其實秦瀟的助理也學了個聰明,跟著陸紹珩的人順藤摸瓜,找到了白七七的所在地,要不然他們在c國,哪裡這麼容易!
順勢,他把這些消息全部告訴了秦瀟。
秦瀟一落地就聯係當地的政府救人!他是a國貴族,身份尊貴,將來還是總統人選,是誰都要給三分薄麵。
讓當地政府出麵,秦瀟有這個實力。
抓走白七七的那些人也不是等閒之輩,若不是陸紹珩的勢力,誰也彆想這麼快找到,哪怕是當地政府。秦瀟冷冷掀唇,笑得猖獗,“所以,我還該給你頒個獎,說你辦事得當?”
“咳,秦總,我的意思是……”
秦瀟又踹了他一腳,那張臉收斂了笑意,隻剩下冰冷的恐怖,“你以為我不知道,你的消息是怎麼來的,螳螂捕蟬黃雀在後,玩得妙啊!”
助理疼得身體彎曲,卻不敢吭一聲。
“沒用的廢物,這麼點事還得靠彆人,我養著你們做什麼!”
“如果她有個三長兩短,你們都去惡魔訓練營。”
助理一聽,嚇得白眼一翻,直接暈了。
惡魔訓練營,光聽這個名字就夠了。
聽說,裡麵的訓練是非人的折磨,很多人都被折磨成神經病了,剩下能好好出來的,就能留在秦瀟身邊,或者遣送到更高級的地方。
這裡麵,一年也出來不了一個,平均每兩年培養一個特工,相當珍貴。
他們這些普通的苗子,扔進去不死也得去半條命啊。
海灣彆墅。
陸以川從分公司回來已經是深夜。
陸夫人早吩咐人準備了清淡的宵夜。
分公司離這裡比較遠,來去四五個小時的通勤,對於陸以川來說十分艱苦。
今天下了暴雨,路上堵車,回來用了三個小時半,陸以川可謂是一肚子火。
看到妻子,再想到他和秦瑜這麼多年的分離,陸以川早就受不住。“回來了。”裴寧芳迎上去,又是給丈夫拿鞋換,又是接過他的公文包,“下這麼大的雨,我好擔心,給你打了幾個電話都沒接。
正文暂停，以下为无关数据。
__device__ inline bool
fp_has(const uint32_t* tab, uint32_t mask, uint32_t fp)
{
  uint32_t slot = fp_home(fp, mask);
  for (;;) {
    const uint32_t cur = tab[slot];
    if (cur == 0u) {
      return false;
    }
    if (cur == fp) {
      return true;
    }
// ... 1102 lines not shown
  uint32_t idx[H];
#pragma unroll
  for (int s = 0; s < H; ++s) {
    have[s] = look[s] && grp_claim_epoch(k[s]) == bv.epoch;
    idx[s] = grp_claim_record(k[s]);
  }
  uint32_t chain[H];
  unsigned long long rk[H], ro[H];
#pragma unroll
  for (int s = 0; s < H; ++s) {
    chain[s] = have[s] ? bv.rec_chain[idx[s]] : BATCH_NONE;
    rk[s] = have[s] ? bv.rec_key[idx[s]] : 0ull;
    ro[s] = have[s] ? bv.rec_old[idx[s]] : 0ull;
  }
#pragma unroll
  for (int s = 0; s < H; ++s) {
    if (have[s]) {
      if (chain[s] == BATCH_NONE) {
        const uint32_t j = (uint32_t)(rk[s] & ((1ull << 26) - 1ull)) >> 8;
        const uint32_t writer = bv.ins[(size_t)j * 6] - bv.first;
        d[s] = (writer >= reader && (ro[s] >> 63)) ? (uint32_t)ro[s] : d[s];
      } else {
        d[s] = batch_view_log(bv, rank[s] + 1, reader, d[s]);
      }
    }
  }
}

__device__ inline uint32_t
batch_view_log(const DevBatchView& bv, unsigned long long key, uint32_t reader, uint32_t cur)
{
  uint64_t slot = (key * 0x9E3779B97F4A7C15ULL) >> 18 & bv.log_mask;
  for (;;) {
    const unsigned long long k = bv.log_keys[slot];
    if (k == key) {
      break;
    }
    if (k == 0) {
      return cur;
    }
    slot = (slot + 1) & bv.log_mask;
  }
  uint32_t best_w = BATCH_NONE, best_old = cur;
  for (uint32_t e = bv.log_head[slot]; e != BATCH_NONE; e = bv.log_next[e]) {
    const uint32_t w = bv.log_writer[e];
    if (w >= reader && w <= best_w) {
      best_w = w;
      best_old = bv.log_old[e];
    }
  }
  return best_old;
}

”
“我這樣都是拜誰所賜?”陸以川冷冷嗬斥,“還不是你生的孽障,連父親都不留情,早知道,當初我就該掐死他!”
裴寧芳臉色發白,嚇得直哆嗦,也不敢言。
他口中的孽障就是他們的兒子,陸紹珩。
陸以川還不解氣,把所有的怨氣發泄到妻子身上,“要不是那個孽障,我和阿瑜也不會走到今天這一步,裴寧芳,都是你們裴家葬送了我的一生,到老了你們還不放過我!”
“我告訴你,這次是那個孽障先招惹我的,想要霸權還嫩了點,你傳話給他,我不會這麼輕易放過他的。”
話說到這兒,陸以川又詭異的一笑,“不過,我也沒想到,那個孽障還是個情種呢,你還是早點去看看他,免得他為情送命!”
裴寧芳默默聽著這些,無動於衷。
有時候就連陸以川都很難以理解,這女人到底是不是陸紹珩的母親。
但是在人前,她又表現得很體貼,背地裡,她對陸紹珩沒有半點關愛。
陸以川也懶得想,直接去了書房。
他打了個電話,“事情辦的怎麼樣?”
“……”
“什麼,跑了,那個女人跑了!”陸以川氣得要命,“廢物,連個女人都看不住,你們到底是乾什麼吃的!”